J'ai moyennement apprécié le livre de Bernard Frank. Certes l'homme savait écrire, c'était même son travail au Nouvel Observateur, mais s'intéresser aux aventures de Bourrieu,Weil,François,Ponchard et les autres pendant plus de quatre-cent pages a nécéssité de ma part une persévérance certaine. Frais émoulus de l'université ces jeunes littéraires aux dents longues ont l'impréssion d'être nés trop tard dans un monde trop vieux ; on retrouve là les héros stendhaliens typiques des après-guerres. La seconde guerre mondiale vient de se terminer et nos compères veulent se tailler une place dans le journalisme mais surtout " l'écriture". Ce n'est pas l'éthique qui les encombre dans cette époque bénie pour les arrivistes de tous bords. Au firmament des lettres trônent Malraux,Camus,Sartre,Beauvoir...Tout leur est bon pour approcher leurs idoles ; on squatte les salons de Gallimard, on publie des critiques louangeuses sur tel ou tel écrivain en espérant le petit coup de piston, le renvoi d'ascenseur...et surtout le fin du fin est d'obtenir, par l'intermédiaire de Jean Cau le secrétaire particulier de Sartre, un rendez-vous rue Vanneau chez le pape de l'existentialisme. Le résumé de ce rendez-vous est plutôt savoureux et Sartre en voulu quelque temps à Frank de sa causticité.

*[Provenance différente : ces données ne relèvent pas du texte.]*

struct Plan {
    ss_model_dims D;
    std::vector<std::string> names; std::vector<void**> targets;
    BlockP blk[3]; std::vector<LayerP> layers;
    void *w_raw_in = 0, *w_raw_in_T = 0, *w_head = 0, *w_head_T = 0;
    float *b_raw_in = 0, *dw_raw_in = 0, *db_raw_in = 0, *b_head = 0, *head_w_stage = 0, *head_b_stage = 0, *stage_arena = 0;
    long long stage_arena_bytes = 0;
    PermB unpack_enc, unpack_all;
    reduce_fn hook = 0; void* hook_user = 0;
    event_fn on_event = 0; void* event_user = 0;
    int side_enabled = 1, dw_grouped = 1, side_blocks = 2, fuse_stats = 1, regate_on = 1, f32_x3 = 0;
    int x3_attn = 0;
    int sign_gate = 1;
    int x3_emit = 1;
    int x3_planes = 1;
    Ctx* cur = nullptr;
    bool use_planes() const { return D.dtype == SS_F32 && f32_x3 && x3_planes; }
    bool use_x3_attention(int T) const { return use_planes() && x3_attn && dw_grouped && ss_relpos_attention_x3_supported(T, D.dp, D.max_rel); }
    void adopt_planes(const void* key, void* hi, long long n) {
        PlaneCache& pc = cur->planes;
        if (key && pc.n < MAX_PLANES) { pc.key[pc.n] = key; pc.hi[pc.n] = hi; pc.elems[pc.n] = n; ++pc.n; }
    }
    int keep_input = 0;
    hipEvent_t ev_fork = 0, ev_join = 0;
    size_t esz() const { return D.dtype == SS_BF16 ? 2 : 4; }

    struct ProfRec { const char* tag; int sub; double flops, bytes; hipEvent_t e0, e1; };
    bool profiling = false;
    std::vector<ProfRec> recs; std::vector<hipEvent_t> ev_pool; size_t ev_used = 0;
    hipEvent_t prof_event() {
#if !defined(SS_EMU)
        if (ev_used == ev_pool.size()) { hipEvent_t e; hipEventCreate(&e); ev_pool.push_back(e); }
        return ev_pool[ev_used++];
#else
        return 0;
#endif
    }
    template <class F>
    int timed(Exec& X, const char* tag, double flops, double bytes, void* stream, F&& f, bool gemm_sub = false) {
        if (X.dry) return f();
#if !defined(SS_EMU)
        if (profiling) {
            ProfRec r{tag, 0, flops, bytes, prof_event(), prof_event()};
            hipEventRecord(r.e0, (hipStream_t)stream);
            const int rc = f();
            hipEventRecord(r.e1, (hipStream_t)stream);
            if (gemm_sub) r.sub = ss_gemm_last_kernel();
            recs.push_back(r);
            return rc;
        }
#endif
        return f();
    }

    void slot(const std::string& n, void** t) { names.push_back(n); targets.push_back(t); }
    void slot_bn(const std::string& p, BnP& b) {
        slot(p + ".weight", (void**)&b.gamma); slot(p + ".bias", (void**)&b.beta); slot(p + ".running_mean", (void**)&b.rmean); slot(p + ".running_var", (void**)&b.rvar);
        slot(p + ".weight.grad", (void**)&b.dgamma); slot(p + ".bias.grad", (void**)&b.dbeta); slot(p + ".num_batches_tracked", (void**)&b.nbt);
    }
    void slot_perm(const std::string& p, PermB& b) { slot(p + ".jobs", &b.jobs); slot(p + ".blocks", &b.blocks); slot(p + ".total", (void**)&b.total); slot(p + ".all_f32", (void**)&b.all_f32); }

    explicit Plan(const ss_model_dims& d) : D(d), layers(d.n_layers) {
        for (int i = 0; i < 3; ++i) {
            const std::string p = "conv_blocks." + std::to_string(i) + ".";
            BlockP& b = blk[i];
            b.O = D.d_model; b.I = i == 0 ? 8 : D.d_model;
            slot(p + "w1f", &b.w1f); slot(p + "w2f", &b.w2f); slot(p + "wr", &b.wr); slot(p + "wrT", &b.wrT); slot(p + "w2b", &b.w2b);
            if (i > 0) { slot(p + "w1b_even", &b.w1b_even); slot(p + "w1b_odd", &b.w1b_odd); }
            slot(p + "conv1.bias", (void**)&b.b1); slot(p + "residual_path.bias", (void**)&b.br); slot(p + "conv2.bias", (void**)&b.b2);
            slot_bn(p + "bn1", b.bn1); slot_bn(p + "bn2", b.bn2); slot_bn(p + "res_norm", b.bnr);
            slot(p + "conv2.weight.stage", (void**)&b.c2_stage); slot(p + "conv1.weight.stage", (void**)&b.c1_stage); slot(p + "residual_path.weight.grad", (void**)&b.wr_grad);
            slot_perm(p + "unpack", b.unpack);
        }
        slot("w_raw_in", &w_raw_in); slot("w_raw_in_T", &w_raw_in_T); slot("w_raw_in.bias", (void**)&b_raw_in);
        slot("w_raw_in.weight.grad", (void**)&dw_raw_in); slot("w_raw_in.bias.grad", (void**)&db_raw_in);
        for (int l = 0; l < D.n_layers; ++l) {
            const std::string p = "transformer.layers." + std::to_string(l) + ".";
            LayerP& L = layers[l];
            slot(p + "wqkv", &L.wqkv); slot(p + "wqkvT", &L.wqkvT); slot(p + "wo", &L.wo); slot(p + "woT", &L.woT); slot(p + "E", &L.E); slot(p + "ET", &L.ET); slot(p + "EF", &L.EF);
            slot(p + "w1", &L.w1); slot(p + "w2", &L.w2); slot(p + "w1T", &L.w1T); slot(p + "w2T", &L.w2T);
            slot(p + "linear1.bias", (void**)&L.b1); slot(p + "linear2.bias", (void**)&L.b2);
            slot(p + "norm1.weight", (void**)&L.g1); slot(p + "norm1.bias", (void**)&L.be1); slot(p + "norm2.weight", (void**)&L.g2); slot(p + "norm2.bias", (void**)&L.be2);
            slot(p + "norm1.weight.grad", (void**)&L.dg1); slot(p + "norm1.bias.grad", (void**)&L.dbe1); slot(p + "norm2.weight.grad", (void**)&L.dg2); slot(p + "norm2.bias.grad", (void**)&L.dbe2);
            slot(p + "linear1.weight.grad", (void**)&L.dw1); slot(p + "linear1.bias.grad", (void**)&L.db1); slot(p + "linear2.weight.grad", (void**)&L.dw2); slot(p + "linear2.bias.grad", (void**)&L.db2);
            slot(p + "w_o.stage", (void**)&L.wo_stage); slot(p + "w_qkv.stage", (void**)&L.wqkv_stage);
            slot_perm(p + "unpack", L.unpack);
        }
        slot("w_head", &w_head); slot("w_head_T", &w_head_T); slot("b_head", (void**)&b_head);
        slot("head_w.stage", (void**)&head_w_stage); slot("head_b.stage", (void**)&head_b_stage);
        slot("stage_arena", (void**)&stage_arena); slot("stage_arena.bytes", (void**)&stage_arena_bytes);
        slot_perm("unpack_encoder", unpack_enc); slot_perm("unpack_encoder_all", unpack_all);
    }

    static long long extent(const ss_rowmap& m, int rows, int row_len) {
        const long long nb = m.rows_per_batch > 0 ? (rows - 1) / m.rows_per_batch : 0, rr = m.rows_per_batch > 0 ? (rows < m.rows_per_batch ? rows : m.rows_per_batch) - 1 : rows - 1;
        return m.base + nb * m.batch_stride + rr * m.row_stride + row_len;
    }
    struct Pl { void* hi; void* lo; };
    Pl new_planes(Exec& X, const void* key, long long n) {
        if (!(use_planes() && x3_emit)) return Pl{nullptr, nullptr};
        n = (n + 7) & ~7LL;
        void* hi = X.alloc((size_t)n * 4);
        adopt_planes(key, hi, n);
        return Pl{hi, (char*)hi + n * 2};
    }
    Pl planes(Exec& X, const void* key, const void* src, long long n) {
        PlaneCache& pc = cur->planes;
        if (key) for (int i = 0; i < pc.n; ++i) if (pc.key[i] == key && pc.elems[i] >= n) return Pl{pc.hi[i], (char*)pc.hi[i] + pc.elems[i] * 2};
        n = (n + 7) & ~7LL;
        void* hi = X.alloc((size_t)n * 4);
        if (key && pc.n < MAX_PLANES) { pc.key[pc.n] = key; pc.hi[pc.n] = hi; pc.elems[pc.n] = n; ++pc.n; }
        if (!X.dry) {
            if (timed(X, "split_planes", 0, (double)n * 8, X.stream, [&] { return ss_split_planes((const float*)src, hi, (char*)hi + n * 2, n, X.stream); })) return Pl{nullptr, nullptr};
        }
        return Pl{hi, (char*)hi + n * 2};
    }

    int gemm(Exec& X, int dt_out, const void* A, const void* B, void* C, int M, int N, int K, ss_rowmap am, ss_rowmap bm, ss_rowmap cm, const ss_gemm_epilogue* e = 0,
             int a_mode = SS_OP_KC, int b_mode = SS_OP_KC, int split = 1, void* stream = 0, const void* wkey = nullptr, int emit = 0) {
        void* st = stream ? stream : X.stream;
        if (use_planes() && st == X.stream && a_mode == SS_OP_KC && b_mode == SS_OP_KC && dt_out == SS_F32 && split == 1 &&
            ss_gemm_planes_supported(SS_F32, C, M, N, K, &am, &bm, &cm, e)) {
            const Pl a = planes(X, A, A, extent(am, M, K)), b = planes(X, wkey ? wkey : B, B, extent(bm, N, K));
            ss_gemm_epilogue ee = e ? *e : EPI();
            if (emit && x3_emit) {
                const long long n = (extent(cm, M, N) + 7) & ~7LL;
                void* hi = X.alloc((size_t)n * 4);
                adopt_planes(C, hi, n);
                ee.planes_hi = hi; ee.planes_lo = (char*)hi + n * 2; ee.planes_only = emit == 2;
            }
            if (X.dry) return 0;
            if (!a.hi || !b.hi) return 1;
            return timed(X, "gemm", 2.0 * M * N * K, ((double)M * K + (double)N * K) * 4 + (double)M * N * 4.0, st,
                         [&] { return ss_gemm_planes(SS_F32, a.hi, a.lo, b.hi, b.lo, C, M, N, K, &am, &bm, &cm, &ee, st); }, true);
        }
        if (X.dry) return 0;
        const double ob = dt_out == SS_BF16 ? 2.0 : 4.0;
        return timed(X, a_mode == SS_OP_OC && b_mode == SS_OP_OC ? "gemm_dw" : "gemm", 2.0 * M * N * K, ((double)M * K + (double)N * K) * esz() + (double)M * N * ob, st,
                     [&] { return ss_gemm(D.dtype == SS_F32 && f32_x3 ? SS_F32X3 : D.dtype, dt_out, a_mode, b_mode, A, B, C, M, N, K, &am, &bm, &cm, e, split, st); }, true);
    }
    int colsum(Exec& X, const void* x, int rows, int C, float* out, void* stream) {
        float* scratch = (float*)X.alloc((size_t)ss_colsum_scratch_floats(rows, C) * 4);
        if (X.dry) return 0;
        return timed(X, "colsum", 0, (double)rows * C * esz(), stream, [&] { return ss_colsum(D.dtype, x, rows, C, C, scratch, out, stream); });
    }
    int permute_batch(Exec& X, const PermB& b, void* stream) {
        if (X.dry || !b.jobs || b.total <= 0) return 0;
        return timed(X, "grad_unlayout", 0, 0, stream, [&] { return ss_permute3d_batch(b.jobs, (const int32_t*)b.blocks, (int)b.total, (int)b.all_f32, stream); });
    }
    int bn_stats(Exec& X, const void* x, int B, int T, int C, float* scratch, BnP& bn, bool training, float** mean, float** invstd, float* fused = nullptr, double reduced_n = 0.0) {
        *mean = (float*)X.alloc((size_t)C * 4); *invstd = (float*)X.alloc((size_t)C * 4);
        float* sums = (training && !fused) ? (float*)X.alloc((size_t)3 * C * 4) : fused;
        if (X.dry) return 0;
        double n_total = (double)B * T;
        if (training) {
            if (!fused && timed(X, "bn_stats", 0, (double)B * T * C * esz(), X.stream, [&] { return ss_bn_stats_sums(D.dtype, x, B, T, C, 0, scratch, hook ? bn.rmean : nullptr, sums, X.stream); })) return 1;
            if (reduced_n > 0.0) n_total = reduced_n;
            else if (hook) n_total = hook(hook_user, sums, 2 * C, n_total, X.stream);
        }
        if (fused) return timed(X, "bn_finalize", 0, 0, X.stream, [&] { return ss_bn_finalize_shift(sums, bn.rmean, n_total, C, *mean, *invstd, bn.rmean, bn.rvar, 0.1f, 1e-5f, 1, X.stream); });
        return timed(X, "bn_finalize", 0, 0, X.stream, [&] { return ss_bn_finalize(sums, n_total, C, *mean, *invstd, bn.rmean, bn.rvar, 0.1f, 1e-5f, training ? 1 : 0, X.stream); });
    }
    float* conv_gemm(Exec& X, const void* A, const void* Bw, void* C, int M, int N, int K, ss_rowmap am, ss_rowmap bm, const float* bias, BnP& bn, float* stat_slot, int* rc) {
        ss_gemm_epilogue e = EPI(); e.bias = bias;
        ss_rowmap cm = RM(N);
        float* fused = nullptr;
        if (!X.dry && stat_slot && fuse_stats) {
            ss_gemm_epilogue es = e; es.col_sum = stat_slot; es.col_sumsq = stat_slot + N; es.col_shift = bn.rmean;
            const bool ok = use_planes() ? ss_gemm_planes_supported(SS_F32, C, M, N, K, &am, &bm, &cm, &es) != 0
                                         : ss_gemm_fuses_column_stats(D.dtype, D.dtype, SS_OP_KC, SS_OP_KC, C, M, N, K, &am, &bm, &cm, &e, 1) != 0;
            if (ok) { fused = stat_slot; e = es; }
        }
        *rc = gemm(X, D.dtype, A, Bw, C, M, N, K, am, bm, cm, &e);
        return fused;
    }
    void fork(Exec& X) {
#if !defined(SS_EMU)
        if (X.dry || !X.side || X.side == X.stream) return;
        hipEventRecord(ev_fork, (hipStream_t)X.stream); hipStreamWaitEvent((hipStream_t)X.side, ev_fork, 0);
#endif
    }
    void join(Exec& X) {
#if !defined(SS_EMU)
        if (X.dry || !X.side || X.side == X.stream) return;
        hipEventRecord(ev_join, (hipStream_t)X.side); hipStreamWaitEvent((hipStream_t)X.stream, ev_join, 0);
#endif
    }
    int split_k(int M, int N, int K, bool overlapped) const {
        const int tiles = ((M + 127) / 128) * ((N + 127) / 128);
        int s = (overlapped ? 400 : 512) / (tiles > 0 ? tiles : 1); s = s < 1 ? 1 : (s > 64 ? 64 : s);
        const int cap = K >= 512 ? K / 512 : 1;
        return s < cap ? s : (cap < 1 ? 1 : cap);
    }

    struct DwGroup {
        Plan* P; Exec* X; bool grouped; int n = 0; ss_dw_job jobs[24];
        int add(const void* dy, const void* x, float* grad, int N, int K, int rows, ss_rowmap am, ss_rowmap bm, void* stream) {
            if (grouped && P->use_planes()) {
                if (n + 3 > 24 && launch(stream)) return 1;
                const Pl a = P->planes(*X, dy, dy, extent(am, rows, N)), b = P->planes(*X, x, x, extent(bm, rows, K));
                if (X->dry) return 0;
                if (!a.hi || !b.hi) return 1;
                const void* as[3] = {a.lo, a.hi, a.hi}; const void* bs[3] = {b.hi, b.lo, b.hi};
                for (int t = 0; t < 3; ++t) {
                    ss_dw_job& j = jobs[n++]; memset(&j, 0, sizeof(j));
                    j.A = as[t]; j.B = bs[t]; j.C = grad; j.amap = am; j.bmap = bm; j.ldc = K; j.M = N; j.N = K; j.K = rows; j.flags = 1;
                }
                return 0;
            }
            if (grouped) {
                if (n == 8 && launch(stream)) return 1;
                ss_dw_job& j = jobs[n++]; memset(&j, 0, sizeof(j));
                j.A = dy; j.B = x; j.C = grad; j.amap = am; j.bmap = bm; j.ldc = K; j.M = N; j.N = K; j.K = rows;
                return 0;
            }
            ss_gemm_epilogue e = EPI(); e.mode = 2;
            const bool ov = X->side && X->side != X->stream;
            P->fork(*X);
            if (ov) ss_gemm_set_blocks_per_cu(P->side_blocks);
            const int rc = P->gemm(*X, SS_F32, dy, x, grad, N, K, rows, am, bm, RM(K), &e, SS_OP_OC, SS_OP_OC, P->split_k(N, K, rows, ov), stream);
            if (ov) ss_gemm_set_blocks_per_cu(2);
            return rc;
        }
        int launch(void* stream) {
            int rc = 0;
            if (n && !X->dry) {
                double fl = 0, by = 0;
                const double pl = P->use_planes() ? 3.0 : 1.0;
                for (int i = 0; i < n; ++i) { fl += 2.0 * jobs[i].M * jobs[i].N * jobs[i].K / pl; by += ((double)jobs[i].M + jobs[i].N) * jobs[i].K * 2.0 + (double)jobs[i].M * jobs[i].N * 4.0 / pl; }
                rc = P->timed(*X, "gemm_dw_grouped", fl, by, stream, [&] { return ss_gemm_dw_grouped(n, jobs, stream); });
            }
            n = 0; return rc;
        }
    };

    int forward(Exec& X, const float* x_raw, float* shifted, int B, int T0, int training, int shift_r, float p_drop, unsigned long long seed, float* head, Ctx* c);
    int backward(Exec& X, Ctx* c, const float* dhead);
};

Mais plus que l'ambition d'être un jour édité chez Gallimard, c'est l'ennui qui semble le dénominateur commun à nos anti-héros. Un ennui existentiel bien sûr ! Et comme le titre de ce livre russe célèbre ils pourraient dire :"Que faire" ? Leur vie d'enfants gâtés suit les saisons : Deauville, la Côte (d'azur ), le boulevard Saint-Germain...Cinémas (ce sont des grands cinéphiles ), restos,café de Flore (ne pas oublier de saluer Sartre et Simone...), et coucheries...qui s'achèvent plutôt piteusement.
Logiquement,se prenant pour de nouveaux Malraux, la fin du livre les montre Pieds-nickelés révolutionnaires en Amérique Latine. Et cela ne semble pas se terminer par le Grand soir !
Bernard Frank a écrit un livre cruel et désabusé . Les frasques de ses héros, leur côté répétitif , ont vite eu le don de faire de cette lecture un devoir obligé . Je suis toujours très réticent à arrêter un livre en cours...Mais cela reste un beau témoingnage de cette époque benie des Lettres.